BA chief executive Willie Walsh has overt and covert backing from the state in the form of New Labour and all the major political parties as well as every single major media outlet that endlessly highlight the predicament of stranded passengers. Newspapers like the Daily Star and the Evening Standard spend large sums to dish up the dirt on union leaders like Derek Simpson and Bob Crow.
The cabin crew strike is, therefore, a crucial test case. From the employer’s and government’s point of view, any resurgent trade unionism must be nipped in the bud. That is why there is similar hostility to the plan by members of the Rail Maritime and Transport Union to stage the first national strike for 16 years to block the loss of 1,500 jobs.
A few days ago, the BBC hosted a discussion on its “Moral Maze” programme in which it was said that the right to strike should not exist. This was supported by former Tory MP Michael Portillo. Prime Minister Gordon Brown has stated a similar view pontificating that “we cannot tolerate large-scale industrial disputes in this country, particularly at this time as the economy comes out of recession.”
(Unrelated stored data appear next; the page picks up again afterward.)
## Split quantized super-blocks across lane pairs in decode matvec kernels

```diff
diff --git a/llama-gguf-inference_amd/csrc/capi_hooks.cpp b/llama-gguf-inference_amd/csrc/capi_hooks.cpp
--- a/llama-gguf-inference_amd/csrc/capi_hooks.cpp
+++ b/llama-gguf-inference_amd/csrc/capi_hooks.cpp
@@ -110,7 +110,14 @@
         else if (value >= 0) { set_err("llmi_test_option: numerics must be 0..3"); return -1; }
         return old;
     }
+    if (!strcmp(name, "mv_unit_split")) {
+        const int old = g_mv_unit_split;
+        if (value < -1 || value > 3) { set_err("llmi_test_option: mv_unit_split must be -1..3"); return -2; }
+        g_mv_unit_split = value;
+        return old;
+    }
     if (!strcmp(name, "pf_attn_simple")) opt = &g_pf_attn_simple;
+    else if (!strcmp(name, "mv_split_nt")) opt = &g_mv_split_nt;
     else if (!strcmp(name, "pf_fa_noalloc")) opt = &g_pf_fa_noalloc;
     else if (!strcmp(name, "pf_attn_fa")) opt = &g_pf_attn_fa;
     else if (!strcmp(name, "pf_gemm_ng")) opt = &g_pf_gemm_ng;
diff --git a/llama-gguf-inference_amd/csrc/kernels.h b/llama-gguf-inference_amd/csrc/kernels.h
--- a/llama-gguf-inference_amd/csrc/kernels.h
+++ b/llama-gguf-inference_amd/csrc/kernels.h
@@ -20,6 +20,7 @@
 constexpr int kDimAttnMaxKV = 1024;
 constexpr int kRegAttnMaxKV = 512;
 constexpr int kPfAttnMaxKV = 32768;
+extern int g_mv_unit_split, g_mv_split_nt;
 extern int g_pf_fa_noalloc, g_pf_gemm_ng, g_pf_qkv_merge, g_pf_xcd_map, g_pf_quant_bpc, g_pf_quant_split_below, g_pf_attn_simple, g_pf_attn_fa, g_pf_fa_cfg, g_pf_max_kv, g_xspin_limit, g_xtag_skew;
 int pf_max_kv();
 __host__ __device__ inline size_t attn_gran_off(int n_head, int n_ctx) {
@@ -66,6 +67,8 @@
     int lr = 0;
     int rpt = 0;
     int ntasks = 0;
+    int us = 1;
+    int us2 = 0, lr2 = 0, rpt2 = 0, t2beg = 0, t2end = 0;
     int split_tasks = 0;
     int split_wgs = 0;
     int xfirst = 0;
@@ -202,6 +205,10 @@
 hipError_t mv_dispatch_epi(const MVArgs& a, int epi, dim3 grid, size_t lds, hipStream_t s);
 template <bool NORM, int T, int T2, int X86>
 hipError_t mv_qkv2_launch(const MVArgs& a, int split_tasks, dim3 grid, size_t lds, hipStream_t s);
+template <bool NORM, int T, int X86>
+hipError_t mv_split_launch(const MVArgs& a, int epi, int nt, hipStream_t s);
+template <int X86, int US>
+hipError_t mv_split_qkv2_launch(const MVArgs& a, int nt, hipStream_t s);
 
 hipError_t launch_matvec(const MVArgs& a, int epi, int max_blocks, hipStream_t stream);
 int attn_path(int n_head, int n_head_kv, int kv_bound, int head_dim, int mode = -1);
diff --git a/llama-gguf-inference_amd/csrc/kernels.hip b/llama-gguf-inference_amd/csrc/kernels.hip
--- a/llama-gguf-inference_amd/csrc/kernels.hip
+++ b/llama-gguf-inference_amd/csrc/kernels.hip
@@ -4,6 +4,7 @@
 
 #include <algorithm>
 #include <cstdlib>
+#include <cstring>
 
 #include <hip/hip_runtime.h>
 
@@ -268,16 +269,16 @@
     }
 }
 
-bool mv_geometry(MVArgs& a, int epi) {
-    if (a.nseg < 1 || a.cols < 256 || a.cols % 256) return false;
-    const int U = a.cols >> 8, lmax = epi == EPI_QKV ? 32 : 64;
+static void mv_geo_lanes(const MVArgs& a, int epi, int us, int& lr, int& R) {
+    const int U = a.cols >> 8, lmax = (epi == EPI_QKV ? 32 : 64) / us;
     static const int lr_cap = [] {
         const char* e = getenv("LLMI_MV_LR");
         return e ? atoi(e) : 64;
     }();
-    int lr = (std::min(std::min(U, lmax), lr_cap) + 3) & ~3;
-    lr = std::min(std::max(lr, 4), lmax);
-    int R = 1;
+    int lu = (std::min(std::min(U, lmax), lr_cap) + 3) & ~3;
+    lu = std::min(std::max(lu, 4), lmax);
+    lr = lu * us;
+    R = 1;
     while (2 * R * lr <= 64) R *= 2;
     auto aligned = [&](int r) {
         for (int i = 1; i < a.nseg; ++i)
@@ -286,7 +287,17 @@
     };
     if (epi != EPI_SWIGLU)
         while (R > 1 && !aligned(R)) R >>= 1;
+}
+bool mv_geometry(MVArgs& a, int epi) {
+    if (a.nseg < 1 || a.cols < 256 || a.cols % 256 || (a.us != 1 && a.us != 2)) return false;
+    int lr, R;
+    mv_geo_lanes(a, epi, a.us, lr, R);
     if (epi == EPI_QKV && R < 2) return false;
+    if (a.us2) {
+        if (a.us2 != 1 && a.us2 != 2) return false;
+        mv_geo_lanes(a, epi, a.us2, a.lr2, a.rpt2);
+        if (epi == EPI_QKV && a.rpt2 < 2) return false;
+    }
     int rows;
     if (epi == EPI_SWIGLU) {
         if (a.nseg != 2 || a.seg[0].rows != a.seg[1].rows) return false;
@@ -308,11 +319,87 @@
     return v;
 }
 
+int g_mv_unit_split = -1;
+int g_mv_split_nt = 0;
+static int mv_split_mode() {
+    static const int env = [] {
+        const char* e = getenv("LLMI_MV_SPLIT");
+        return e && strcmp(e, "auto") ? atoi(e) : -1;
+    }();
+    const int m = g_mv_unit_split >= 0 ? g_mv_unit_split : env;
+    return m < 0 || m > 3 ? 3 : m;
+}
+static int mv_split_nt() {
+    static const int env = [] {
+        const char* e = getenv("LLMI_MV_SPLIT_NT");
+        return e ? atoi(e) : 0;
+    }();
+    const int v = g_mv_split_nt ? g_mv_split_nt : env;
+    return v == 256 || v == 512 ? v : 256;
+}
+static int mv_split_plan(MVArgs& a, int epi, int max_blocks) {
+    static const bool qkv2 = !getenv("LLMI_NO_QKV2");
+    const int mode = mv_split_mode();
+    if (mode == 0 || !(epi == EPI_STORE || epi == EPI_ADD || epi == EPI_QKV)) return 0;
+    if (epi == EPI_QKV && !a.nw) return 0;
+    int t1 = a.seg[0].type, t2 = -1;
+    for (int i = 1; i < a.nseg; ++i) {
+        if (a.seg[i].type == (t2 < 0 ? t1 : t2)) continue;
+        if (t2 >= 0) return 0;
+        t2 = a.seg[i].type;
+    }
+    const int waves = max_blocks * kMVWaves;
+    MVArgs g = a;
+    if (t2 < 0) {
+        if ((t1 != T_Q4_K && t1 != T_Q6_K) || mode == 2) return 0;
+        if (!mv_geometry(g, epi)) return 0;
+        if (mode == 3 && g.ntasks > waves) return 0;
+        g.us = 2;
+        if (!mv_geometry(g, epi)) return 0;
+        a.us = 2;
+        return 1;
+    }
+    if (epi != EPI_QKV || !qkv2 || t1 != T_Q4_K || t2 != T_Q6_K || a.cols > 16 * kMVThreads) return 0;
+    a.us = mode == 1 ? 2 : 1;
+    a.us2 = 2;
+    return 2;
+}
+
 hipError_t launch_matvec(const MVArgs& a0, int epi, int max_blocks, hipStream_t s) {
     if (a0.nseg < 1 || a0.cols <= 0 || a0.cols % 256) return hipErrorInvalidValue;
     MVArgs a = a0;
     a.fw = mv_fw();
+    a.us = 1;
+    a.us2 = 0;
+    const int split = act_kind(a.seg[0].type) == 0 ? mv_split_plan(a, epi, max_blocks) : 0;
     if (!mv_geometry(a, epi)) return hipErrorInvalidValue;
+    if (split) {
+        for (int i = 0; i < a.nseg; ++i)
+            if (act_kind(a.seg[i].type) != 0 || (a.seg[i].x86 != 0) != (a.num != 0)) return hipErrorInvalidValue;
+        const int nt = mv_split_nt();
+        if (split == 1) {
+            const int t = a.seg[0].type;
+#define LLMI_SPLIT1(N_, T_, X_) return mv_split_launch<N_, T_, X_>(a, epi, nt, s)
+            if (a.nw) {
+                if (t == T_Q4_K) { if (a.num) LLMI_SPLIT1(true, T_Q4_K, 1); else LLMI_SPLIT1(true, T_Q4_K, 0); }
+                else { if (a.num) LLMI_SPLIT1(true, T_Q6_K, 1); else LLMI_SPLIT1(true, T_Q6_K, 0); }
+            } else {
+                if (t == T_Q4_K) { if (a.num) LLMI_SPLIT1(false, T_Q4_K, 1); else LLMI_SPLIT1(false, T_Q4_K, 0); }
+                else { if (a.num) LLMI_SPLIT1(false, T_Q6_K, 1); else LLMI_SPLIT1(false, T_Q6_K, 0); }
+            }
+#undef LLMI_SPLIT1
+        }
+        int split_row = 0;
+        for (int i = a.nseg - 1; i >= 1; --i)
+            if (a.seg[i].type == T_Q6_K) split_row = a.seg[i].row0 - a.seg[0].row0;
+        const int rows = a.seg[a.nseg - 1].row0 + a.seg[a.nseg - 1].rows - a.seg[0].row0;
+        if (split_row <= 0 || split_row % a.rpt || split_row % a.rpt2) return hipErrorInvalidValue;
+        a.split_tasks = split_row / a.rpt;
+        a.t2beg = split_row / a.rpt2;
+        a.t2end = (rows + a.rpt2 - 1) / a.rpt2;
+        if (a.us == 2) return a.num ? mv_split_qkv2_launch<1, 2>(a, nt, s) : mv_split_qkv2_launch<0, 2>(a, nt, s);
+        return a.num ? mv_split_qkv2_launch<1, 1>(a, nt, s) : mv_split_qkv2_launch<0, 1>(a, nt, s);
+    }
     const int act = act_kind(a.seg[0].type);
     for (int i = 1; i < a.nseg; ++i)
         if (act_kind(a.seg[i].type) != act) return hipErrorInvalidValue;
diff --git a/llama-gguf-inference_amd/csrc/mv_device.h b/llama-gguf-inference_amd/csrc/mv_device.h
--- a/llama-gguf-inference_amd/csrc/mv_device.h
+++ b/llama-gguf-inference_amd/csrc/mv_device.h
@@ -1128,6 +1128,193 @@
     }
 }
 
+__host__ __device__ inline TaskGeo task_geo_split(const MVArgs& A, int lanes, int R) {
+    TaskGeo g;
+    g.lr = lanes >> 1;
+    g.R = R;
+    g.U = A.cols >> 8;
+    g.nj = (g.U + g.lr - 1) / g.lr;
+    return g;
+}
+template <int T>
+struct HalfW {
+    u32x4 q[4];
+    u32x4 s;
+    u32x4 h[2];
+    uint32_t d;
+};
+template <int T>
+__device__ __forceinline__ HalfW<T> load_half(const Seg& sg, uint32_t row, uint32_t u, uint32_t U, uint32_t half) {
+    static_assert(T == T_Q4_K || T == T_Q6_K, "split units: Q4_K and Q6_K");
+    HalfW<T> w;
+    const uint32_t P = (U * 16) << sg.rgs, ru = row * U + u;
+    const uint32_t oa = piece_off(row, 0, u, U, 8, sg.rgs) + 4 * half * P;
+#pragma unroll
+    for (int p = 0; p < 4; ++p) w.q[p] = ldw(sg.a + oa + (uint32_t)p * P);
+    if constexpr (T == T_Q4_K) {
+        w.s = ldw(sg.s + ru * 16);
+        w.d = 0;
+    } else {
+        const u32x2 s2 = ldw8(sg.s + ru * 16 + 8 * half);
+        w.s = u32x4{s2.x, s2.y, 0u, 0u};
+        const uint32_t oh = piece_off(row, 0, u, U, 4, sg.rgs) + 2 * half * P;
+        w.h[0] = ldw(sg.h + oh);
+        w.h[1] = ldw(sg.h + oh + P);
+        w.d = *(const uint16_t*)(sg.d + ru * 2);
+    }
+    return w;
+}
+__device__ __forceinline__ void join_halves(int (&t)[8]) {
+#pragma unroll
+    for (int l = 0; l < 8; ++l) t[l] += xor_partner_i<1>(t[l]);
+}
+__device__ __forceinline__ void half_ints_q4(const HalfW<T_Q4_K>& w, const uint8_t* rec, uint32_t half, int (&t)[8],
+                                             int (&pr)[2]) {
+    u32x2 sc, mn;
+    scales_mins(w.s.y, w.s.z, w.s.w, sc, mn);
+    const uint32_t sw = half ? sc.y : sc.x, mw = half ? mn.y : mn.x;
+    const uint8_t* a = rec + 128 * half;
+#pragma unroll
+    for (int l = 0; l < 8; ++l) t[l] = 0;
+#pragma unroll
+    for (int p = 0; p < 4; ++p) {
+        const int c = p >> 1, k = p & 1;
+        const int slo = (int)((sw >> (16 * c)) & 0xffu), shi = (int)((sw >> (16 * c + 8)) & 0xffu);
+        const i32x4 alo = *(const i32x4*)(a + 32 * p), ahi = *(const i32x4*)(a + 32 * p + 16);
+#pragma unroll
+        for (int m = 0; m < 4; ++m) {
+            const int l = 4 * k + m;
+            const uint32_t l4 = w.q[p][m] & M4, h4 = (w.q[p][m] >> 4) & M4;
+            t[l] = __mul24(slo, dot4z(l4, alo[m])) + t[l];
+            t[l] = __mul24(shi, dot4z(h4, ahi[m])) + t[l];
+        }
+    }
+    const i32x4 bs = *(const i32x4*)(rec + kRecBs + 16 * half);
+    pr[0] = 0;
+    pr[1] = 0;
+#pragma unroll
+    for (int j = 0; j < 4; ++j) {
+        const uint32_t sel = 0x0c000c00u | (uint32_t)j * 0x00010001u;
+        const uint32_t mm = __builtin_amdgcn_perm(0u, mw, sel);
+        const int bp = bs[j];
+        pr[j >> 1] = __builtin_amdgcn_sdot2(__builtin_bit_cast(short2_t, bp), __builtin_bit_cast(short2_t, mm), pr[j >> 1], false);
+    }
+}
+template <bool MASKED>
+__device__ __forceinline__ void half_ints_q6(const HalfW<T_Q6_K>& w, const uint8_t* a, int (&t)[8]) {
+#pragma unroll
+    for (int l = 0; l < 8; ++l) t[l] = 0;
+#pragma unroll
+    for (int p = 0; p < 4; ++p) {
+        const int c = p >> 1, k = p & 1;
+        const uint32_t s4 = c ? w.s.y : w.s.x;
+        const int c0 = (int)(int8_t)(s4 & 0xff), c1 = (int)(int8_t)((s4 >> 8) & 0xff),
+                  c2 = (int)(int8_t)((s4 >> 16) & 0xff), c3 = (int)(int8_t)(s4 >> 24);
+        i32x4 a0, a1, a2, a3;
+        if constexpr (MASKED) {
+            a0 = *(const i32x4*)(a + 64 * p), a1 = *(const i32x4*)(a + 64 * p + 16);
+            a2 = *(const i32x4*)(a + 64 * p + 32), a3 = *(const i32x4*)(a + 64 * p + 48);
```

While BA claims that the strike is costing the company £7 million per day, financial analysts in the City have estimated a daily loss of £15 to £20 million. Calling on BA to negotiate a “sensible” agreement, Unite estimates that seven days of strike will cost the company over £100m. When a company is prepared to sustain losses on this scale, Unite is right to say that BA “has embarked on an ambitious and expensive attempt to destroy trade unionism among its cabin crew”. But Unite leaders are failing to draw the key lessons from history and are pussy-footing around. We have been here before.
At “Digging the Seam”, a three-day conference held the University of Leeds last week, participants reflected on the consequences and legacy of the 1984-1985 miners’ strike. The outcome of that year-long confrontation was that members of one of Britain’s most powerful unions, the National Union of Mineworkers were compelled to return to work. Thousands of its members ended up in jail and thousands more sustained injuries due to police violence. Within a decade the NUM was reduced to a shadow of its former self by the destruction of the coal industry. Pit village communities continue to suffer devastation.
Just as then, the struggle being conducted by BA cabin crew and rail workers is more than just an industrial dispute. It is over rights to have a job and provide a service to their fellow human beings under terms which are not dictated by a management motivated solely by shareholder returns.
The history of a single union taking on a ruthless employer under conditions of economic and political crisis is highly relevant in today’s situation. Even more now than then, no single group of trade unionists in today’s globalised world and with a far smaller trade union movement, can take on and defeat a state-backed company.
These confrontations come as Alistair Darling admits that New Labour is preparing public spending cuts which will be "deeper and tougher" than Margaret Thatcher's in the 1980s. Treasury cuts will add up to a staggering 25% of departmental budgets and will last until 2017, according to the Institute for Fiscal Studies. It warns that Britain faces "two parliaments of pain”. The employers and the state have launched a war on several fronts. And Unite is funding New Labour’s attempt at re-election!
An increasing danger is that with the present bunch of union leaders patently incapable of learning from history and organising a co-ordinated resistance that defies laws banning solidarity strikes, groups of workers will be picked off one by one. Firm, decisive, bold leadership is key to the outcome of these struggles. At this point in time, its absence in the trade union and working class movement is there for all to see.